The Comparative Utility of Viromer RED and Lipofectamine for Transient Gene Introduction into Glial Cells.

Biomed Res Int

The Miami Project to Cure Paralysis, University of Miami Miller School of Medicine, Miami, FL 33136, USA ; The Departments of Neurological Surgery, University of Miami Miller School of Medicine, Miami, FL 33136, USA ; The Neuroscience Program, University of Miami Miller School of Medicine, Miami, FL 33136, USA ; The Interdisciplinary Stem Cell Institute, University of Miami Miller School of Medicine, Miami, FL 33136, USA.

Published: August 2016

The introduction of genes into glial cells for mechanistic studies of cell function and as a therapeutic for gene delivery is an expanding field.
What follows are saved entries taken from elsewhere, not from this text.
## Route all 16-bit GEMMs through a 16x16 MFMA pipeline with its own schedule

All 16-bit operand GEMMs, not only the C3 variant, now use the 16x16 MFMA fragment path through a new iteration_p16 loop. That loop has its own barrier and global-to-LDS piece-issue schedule, with the row-stat loads moved into it. The epilogue's 16x16 accumulator view is extended to LayerNorm-folded GEMMs: per-row stats are swizzled across lane halves and column-sum vectors are indexed in the 16x16 layout. The intent is better MFMA and LDS-read interleaving for the bf16 GEMMs. The risk is register pressure and whether the new schedule's barrier placement is correct. A small address tweak in the heads epilogue keeps the divisor in a scalar register and forces the column offset into a 64-bit vector add.

```diff
diff --git a/vidil_amd/csrc/gemm4w.hip b/vidil_amd/csrc/gemm4w.hip
--- a/vidil_amd/csrc/gemm4w.hip
+++ b/vidil_amd/csrc/gemm4w.hip
@@ -6,7 +6,7 @@
 
 #define VIDIL_EPI_LAZY 1
 #define VIDIL_EPI_NIT TM
-#define VIDIL_EPI_VIEW16 C3
+#define VIDIL_EPI_VIEW16 (ESZ_OF_T == 2)
 
 namespace {
 
@@ -145,6 +145,7 @@
   f32x4 acc16A[2 * TM][4], acc16B[2 * TM][4];
 #define ACC16(mi, nj) ((nj) < 4 ? acc16A[mi][(nj) & 3] : acc16B[mi][(nj) & 3])
   float st_s[4], st_ss[4];
+  float st16_s[4], st16_ss[4];
   f32x2 st_raw[4][4], st_sum[4];
 
   const int sw = (l31 >> 1) & 7;
@@ -156,13 +157,10 @@
   constexpr int NM = NKS * KS;
   constexpr int NFK = 4 + TM;
   constexpr int NFR = KH * NFK;
-  constexpr int STEP = (ESZ == 2 && TM == 4) ? 2 : 1;
-#ifndef VIDIL_4W_TA
-#define VIDIL_4W_TA 21
-#endif
-  constexpr int T_A = TM == 2 ? NFR + 1 : (ESZ == 2 ? VIDIL_4W_TA : 10);
+  constexpr int STEP = 1;
+  constexpr int T_A = 10;
   constexpr int T_B = T_A + NPIECE * STEP;
-  static_assert(T_B < NM - 2 && NFR <= T_A, "schedule");
+  static_assert(ESZ == 2 || (T_B < NM - 2 && NFR <= T_A), "schedule");
   constexpr int NMI = 2 * TM;
   constexpr int NP = 8 * NMI;
   constexpr int NM3 = 3 * NP;
@@ -170,16 +168,20 @@
   constexpr int C3_STEP = TM == 4 ? 6 : 2;
   constexpr int C3_TB = C3_TA + NPIECE * C3_STEP;
   static_assert(!C3 || C3_TB + 1 < 2 * NP, "C3 schedule: tile g+1 has landed before product 2 reads it");
+  constexpr int P16_TA = 8 + NMI + (TM == 4 ? 4 : 2);
+  constexpr int P16_STEP = TM == 4 ? 5 : 3;
+  constexpr int P16_TB = P16_TA + NPIECE * P16_STEP;
+  static_assert(P16_TB + 1 >= NP && P16_TB + 2 + NMI + 8 <= 2 * NP, "plain 16-bit schedule: the next tile's reads follow barrier B inside product 1");
   using Frag16 = typename Mma16<T>::Frag;
   Frag16 ga[2][NMI], gw[2][8];
   const int kq = lane >> 4, sw16 = ((lane & 15) >> 1) & 7;
   const int a_off16 = (TM == 4 ? grp * SLOT : grp * 8192) + (lane & 15) * 128;
   const int w_off16 = (WSLOT + wc2) * SLOT + (lane & 15) * 128;
   auto read_a16 = [&](const char* buf, int plane, int t) {
-    if constexpr (C3) ga[plane][t] = Mma16<T>::load(buf + a_off16 + t * 2048, plane, kq, sw16);
+    if constexpr (ESZ == 2) ga[plane][t] = Mma16<T>::load(buf + a_off16 + t * 2048, plane, kq, sw16);
   };
   auto read_w16 = [&](const char* buf, int plane, int t) {
-    if constexpr (C3) gw[plane][t] = Mma16<T>::load(buf + w_off16 + t * 2048, plane, kq, sw16);
+    if constexpr (ESZ == 2) gw[plane][t] = Mma16<T>::load(buf + w_off16 + t * 2048, plane, kq, sw16);
   };
   auto read_frag = [&](const char* buf, int ks, int r) {
 #if defined(VIDIL_4W_ABLATE) && (VIDIL_4W_ABLATE & 8)
@@ -203,7 +205,7 @@
     int tile_m, tile_n;
     tile_of(logical, tile_m, tile_n);
     const int m0 = tile_m << MSH, n0 = tile_n << 8;
-    if constexpr (C3) {
+    if constexpr (ESZ == 2) {
       static_for<NMI + 8>([&](auto f_tag) {
         constexpr int f = decltype(f_tag)::value;
         if constexpr (f < NMI) read_a16(smem + cb * BUF, 0, f);
@@ -252,44 +254,9 @@
             glds16(src, smem + RING_BYTES + wave * 8192 + 4096);
           }
         }
-        if constexpr (ROWSTAT && LAST && n == 0) {
-          const int nparts = (FOLD ? K : N) >> 6;
-          const f32x2* stats_in = (const f32x2*)p.ln_stats;
-          int lane_s;
-          asm volatile("v_mbcnt_lo_u32_b32 %0, -1, 0\n\tv_mbcnt_hi_u32_b32 %0, -1, %0" : "=v"(lane_s));
-          const int hi = lane_s >> 5, l31 = lane_s & 31;
-          const int part0 = wc2 + 2 * hi;
-#pragma unroll
-          for (int it = 0; it < 4; ++it) {
-            int row = m0 + grp * 128 + it * 32 + l31;
-            row = row < M ? row : M - 1;
-#pragma unroll
-            for (int q = 0; q < 4; ++q) {
-              const int part = part0 + 4 * q;
-              const f32x2* src = stats_in + (size_t)row * nparts + (part < nparts ? part : nparts - 1);
-              asm volatile("global_load_dwordx2 %0, %1, off" : "=v"(st_raw[it][q]) : "v"(src));
-            }
-          }
-        }
         if constexpr (n == T_B + 1) {
           asm volatile("s_waitcnt vmcnt(%0)" ::"n"(NPIECE) : "memory");
           __builtin_amdgcn_s_barrier();
-        }
-        if constexpr (ROWSTAT && LAST && n == T_B + 2) {
-          int lane_s;
-          asm volatile("v_mbcnt_lo_u32_b32 %0, -1, 0\n\tv_mbcnt_hi_u32_b32 %0, -1, %0" : "=v"(lane_s));
-          const int nparts = (FOLD ? K : N) >> 6;
-          const int part0 = wc2 + 2 * (lane_s >> 5);
-#pragma unroll
-          for (int it = 0; it < 4; ++it) {
-#pragma unroll
-            for (int q = 0; q < 4; ++q) {
-              asm volatile("" : "+v"(st_raw[it][q]));
-              if (part0 + 4 * q >= nparts) st_raw[it][q] = f32x2{0.f, 0.f};
-            }
-            st_sum[it] = f32x2{(st_raw[it][0][0] + st_raw[it][2][0]) + (st_raw[it][1][0] + st_raw[it][3][0]),
-                               (st_raw[it][0][1] + st_raw[it][2][1]) + (st_raw[it][1][1] + st_raw[it][3][1])};
-          }
         }
         if constexpr (n > T_B + 1 && !LAST) {
           constexpr int SLOTS = NM - T_B - 2;
@@ -302,6 +269,88 @@
         }
         __builtin_amdgcn_sched_barrier(0);
       });
+      cb ^= 1;
+    };
+    auto iteration_p16 = [&](auto first_tag, auto last_tag) {
+      constexpr bool FIRST = decltype(first_tag)::value;
+      constexpr bool LAST = decltype(last_tag)::value;
+      const char* const buf = smem + cb * BUF;
+      const char* const nbuf = smem + (cb ^ 1) * BUF;
+      static_for<2 * NP>([&](auto n_tag) {
+        constexpr int n = decltype(n_tag)::value;
+        constexpr int pl = n / NP, nj = (n / NMI) & 7, mi = n % NMI;
+        if constexpr (FIRST && pl == 0) Mma16<T>::mma_zero(gw[0][nj], ga[0][mi], ACC16(mi, nj));
+        else Mma16<T>::mma(gw[pl][nj], ga[pl][mi], ACC16(mi, nj));
+        if constexpr (n < 8) read_w16(buf, 1, n);
+        if constexpr (n >= 8 && n < 8 + NMI) read_a16(buf, 1, n - 8);
+        if constexpr (n == P16_TA) {
+          __builtin_amdgcn_s_waitcnt(0xC07F);
+          __builtin_amdgcn_s_barrier();
+        }
+        if constexpr (n > P16_TA && n <= P16_TB && (n - P16_TA - 1) % P16_STEP == 0) {
+          constexpr int pc = (n - P16_TA - 1) / P16_STEP;
+          issue_piece(pc);
+          if constexpr (pc == NPIECE - 1) head_advance();
+        }
+        if constexpr (BIAS_LDS && LAST && n == 0) {
+          if (p.bias != nullptr || FOLD) {
+            int lane_s;
+            asm volatile("v_mbcnt_lo_u32_b32 %0, -1, 0\n\tv_mbcnt_hi_u32_b32 %0, -1, %0" : "=v"(lane_s));
+            int col = n0 + wc2 * 128 + (lane_s & 31) * 4;
+            col = col + 4 <= N ? col : N - 4;
+            const float* v0 = p.bias != nullptr ? p.bias : p.ln_colsum;
+            const float* v1 = FOLD ? p.ln_colsum : v0;
+            const float* src = (lane_s < 32 ? v0 : v1) + col;
+            glds16(src, smem + RING_BYTES + wave * 8192 + 4096);
+          }
+        }
+        if constexpr (ROWSTAT && LAST && n == 0) {
+          const int nparts = (FOLD ? K : N) >> 6;
+          const f32x2* stats_in = (const f32x2*)p.ln_stats;
+          int lane_s;
+          asm volatile("v_mbcnt_lo_u32_b32 %0, -1, 0\n\tv_mbcnt_hi_u32_b32 %0, -1, %0" : "=v"(lane_s));
+          const int hi = lane_s >> 5, l31 = lane_s & 31;
+          const int part0 = wc2 + 2 * hi;
+#pragma unroll
+          for (int it = 0; it < 4; ++it) {
+            int row = m0 + grp * 128 + it * 32 + l31;
+            row = row < M ? row : M - 1;
+#pragma unroll
+            for (int q = 0; q < 4; ++q) {
+              const int part = part0 + 4 * q;
+              const f32x2* src = stats_in + (size_t)row * nparts + (part < nparts ? part : nparts - 1);
+              asm volatile("global_load_dwordx2 %0, %1, off" : "=v"(st_raw[it][q]) : "v"(src));
+            }
+          }
+        }
+        if constexpr (n == P16_TB + 1) {
+          asm volatile("s_waitcnt vmcnt(%0)" ::"n"(NPIECE) : "memory");
+          __builtin_amdgcn_s_barrier();
+        }
+        if constexpr (ROWSTAT && LAST && n == P16_TB + 2) {
+          int lane_s;
+          asm volatile("v_mbcnt_lo_u32_b32 %0, -1, 0\n\tv_mbcnt_hi_u32_b32 %0, -1, %0" : "=v"(lane_s));
+          const int nparts = (FOLD ? K : N) >> 6;
+          const int part0 = wc2 + 2 * (lane_s >> 5);
+#pragma unroll
+          for (int it = 0; it < 4; ++it) {
+#pragma unroll
+            for (int q = 0; q < 4; ++q) {
+              asm volatile("" : "+v"(st_raw[it][q]));
+              if (part0 + 4 * q >= nparts) st_raw[it][q] = f32x2{0.f, 0.f};
+            }
+            st_sum[it] = f32x2{(st_raw[it][0][0] + st_raw[it][2][0]) + (st_raw[it][1][0] + st_raw[it][3][0]),
+                               (st_raw[it][0][1] + st_raw[it][2][1]) + (st_raw[it][1][1] + st_raw[it][3][1])};
+          }
+        }
+        if constexpr (n > P16_TB + 1 && !LAST) {
+          constexpr int s = n - P16_TB - 2;
+          if constexpr (s < NMI) read_a16(nbuf, 0, s);
+          else if constexpr (s < NMI + 8) read_w16(nbuf, 0, s - NMI);
+        }
+        __builtin_amdgcn_sched_barrier(0);
+      });
+      if constexpr (LAST) mma16_settle();
       cb ^= 1;
     };
     auto iteration_c3 = [&](auto first_tag, auto last_tag) {
@@ -357,6 +406,14 @@
         for (int u = 2; u < nk; ++u) iteration_c3(std::false_type{}, std::false_type{});
         iteration_c3(std::false_type{}, std::true_type{});
       }
+    } else if constexpr (ESZ == 2) {
+      if (nk == 1) {
+        iteration_p16(std::true_type{}, std::true_type{});
+      } else {
+        iteration_p16(std::true_type{}, std::false_type{});
+        for (int u = 2; u < nk; ++u) iteration_p16(std::false_type{}, std::false_type{});
+        iteration_p16(std::false_type{}, std::true_type{});
+      }
     } else if (nk == 1) {
       iteration(std::true_type{}, std::true_type{});
     } else {
@@ -392,6 +449,13 @@
         const float rstd = 1.0f / sqrtf(var + p.ln_eps);
         st_s[it] = rstd;
         st_ss[it] = mean * rstd;
+      }
+      if constexpr (FOLD) {
+#pragma unroll
+        for (int it = 0; it < 4; ++it) {
+          st16_s[it] = __builtin_bit_cast(float, __builtin_amdgcn_ds_swizzle(__builtin_bit_cast(int, st_s[it]), 0x401F));
+          st16_ss[it] = __builtin_bit_cast(float, __builtin_amdgcn_ds_swizzle(__builtin_bit_cast(int, st_ss[it]), 0x401F));
+        }
       }
       if constexpr (RLN) {
         asm volatile("s_waitcnt lgkmcnt(0)" ::: "memory");
diff --git a/vidil_amd/csrc/gemm_epilogue.inc b/vidil_amd/csrc/gemm_epilogue.inc
--- a/vidil_amd/csrc/gemm_epilogue.inc
+++ b/vidil_amd/csrc/gemm_epilogue.inc
@@ -2,8 +2,7 @@
 
 #ifdef VIDIL_EPI_VIEW16
   constexpr bool V16 = VIDIL_EPI_VIEW16;
-  static_assert(!V16 || (!FOLD && !STATS && !RLN && ESZ == 2 && (EPI == VIDIL_EPI_F32 || EPI == VIDIL_EPI_HEADS || EPI == VIDIL_EPI_PATCH)),
-                "the 16x16 accumulator view: plain f32, per-head and patch epilogues");
+  static_assert(!V16 || ESZ == 2, "the 16x16 accumulator view: 16-bit operands");
 #else
   constexpr bool V16 = false;
 #endif
@@ -16,6 +15,9 @@
     if constexpr (V16) return k * 4 + kq;
     else return g * 8 + k * 2 + hi;
   };
+#ifdef VIDIL_EPI_VIEW16
+  const bool own_row[2] = {(kq & 1) == 0, (kq & 1) == 1};
+#endif
   constexpr int NBG = V16 ? 1 : 2;
 
 #ifdef VIDIL_EPI_NIT
@@ -48,9 +50,9 @@
     }
     if constexpr (FOLD || ESZ == 1) {
 #pragma unroll
-      for (int j = 0; j < 2; ++j)
-#pragma unroll
-        for (int rq = 0; rq < 4; ++rq) q_c[j][rq] = *(const f32x4*)(epb + 512 + (j * 32 + rq * 8 + hi * 4) * 4);
+      for (int j = 0; j < NBG; ++j)
+#pragma unroll
+        for (int rq = 0; rq < 4; ++rq) q_c[j][rq] = *(const f32x4*)(epb + 512 + vw_cq(j, rq) * 4 * 4);
     }
 #endif
   } else {
@@ -66,10 +68,10 @@
     if constexpr (FOLD || ESZ == 1) {
       const float* const cvec = FOLD ? p.ln_colsum : p.w_scale;
 #pragma unroll
-      for (int j = 0; j < 2; ++j)
+      for (int j = 0; j < NBG; ++j)
 #pragma unroll
         for (int rq = 0; rq < 4; ++rq) {
-          const int col = n_w + j * 32 + rq * 8 + hi * 4;
+          const int col = n_w + vw_cq(j, rq) * 4;
           q_c[j][rq] = *(const f32x4*)(cvec + (col + 4 <= N ? col : N - 4));
         }
     }
@@ -86,8 +88,12 @@
         w[pi] = f32x2{acc[it][j][rq * 4 + e], acc[it][j][rq * 4 + e + 1]};
       const f32x2 b2 = {q_b[V16 ? 0 : j][rq][e], q_b[V16 ? 0 : j][rq][e + 1]};
       if constexpr (FOLD) {
-        const f32x2 c2 = {q_c[j][rq][e], q_c[j][rq][e + 1]};
-        w[pi] = pk_fma(w[pi], pk_splat(st_s[it]), pk_fma(pk_splat(-st_ss[it]), c2, b2));
+        const f32x2 c2 = {q_c[V16 ? 0 : j][rq][e], q_c[V16 ? 0 : j][rq][e + 1]};
+#ifdef VIDIL_EPI_VIEW16
+        if constexpr (V16) w[pi] = pk_fma(w[pi], pk_splat(own_row[j] ? st_s[it] : st16_s[it]), pk_fma(pk_splat(-(own_row[j] ? st_ss[it] : st16_ss[it])), c2, b2));
+        else
+#endif
+          w[pi] = pk_fma(w[pi], pk_splat(st_s[it]), pk_fma(pk_splat(-st_ss[it]), c2, b2));
       } else if constexpr (ESZ == 1) {
         const f32x2 c2 = {q_c[j][rq][e], q_c[j][rq][e + 1]};
         w[pi] = pk_fma(w[pi], c2, b2);
@@ -405,13 +411,18 @@
             rows4(std::false_type{});
           }
         } else {
-          int b = m_first / p.T, t = m_first - b * p.T;
+          int tdiv = p.T;
+          asm volatile("" : "+s"(tdiv));
+          int b = m_first / tdiv, t = m_first - b * tdiv;
           const size_t hd = (size_t)p.H * 64;
+          uint32_t coff_hi;
+          asm volatile("v_mov_b32 %0, 0" : "=v"(coff_hi));
+          const size_t coff = ((size_t)coff_hi << 32) | (uint32_t)(ch * 8);
 #pragma unroll
           for (int i = 0; i < 4; ++i) {
             const int m = m_first + i * 8;
             if (m < M && colok) {
-              f16* d = hb + (part == 0 ? (size_t)m : (size_t)(p.t_off + t) * p.arena_rows + (size_t)b * p.slot_stride) * hd + ch * 8;
+              f16* d = hb + (part == 0 ? (size_t)m : (size_t)(p.t_off + t) * p.arena_rows + (size_t)b * p.slot_stride) * hd + coff;
               *(f16x8*)d = v4[i];
             }
             t += 8;
```

Result: faster. 5290, median of 6 (+2.5%).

Though viral vector based systems do exhibit good delivery efficiency and long-term production of the transgene, the need for transient gene expression, broad and rapid gene setup methodologies, and safety concerns regarding in vivo application still incentivize research into the use of nonviral gene delivery methods. In the current study, aviral gene delivery vectors based upon cationic lipid (Lipofectamine 3000) lipoplex or polyethylenimine (Viromer RED) polyplex technologies were examined in cell lines and primary glial cells for their transfection efficiencies, gene expression levels, and toxicity. The transfection efficiencies of polyplex and lipoplex agents were found to be comparable in a limited, yet similar, transfection setting, with or without serum across a number of cell types. However, differential effects on cell-specific transgene expression and reduced viability with cargo loaded polyplex were observed. Overall, our data suggests that polyplex technology could perform comparably to the market dominant lipoplex technology in transfecting various cells lines including glial cells but also stress a need for further refinement of polyplex reagents to minimize their effects on cell viability.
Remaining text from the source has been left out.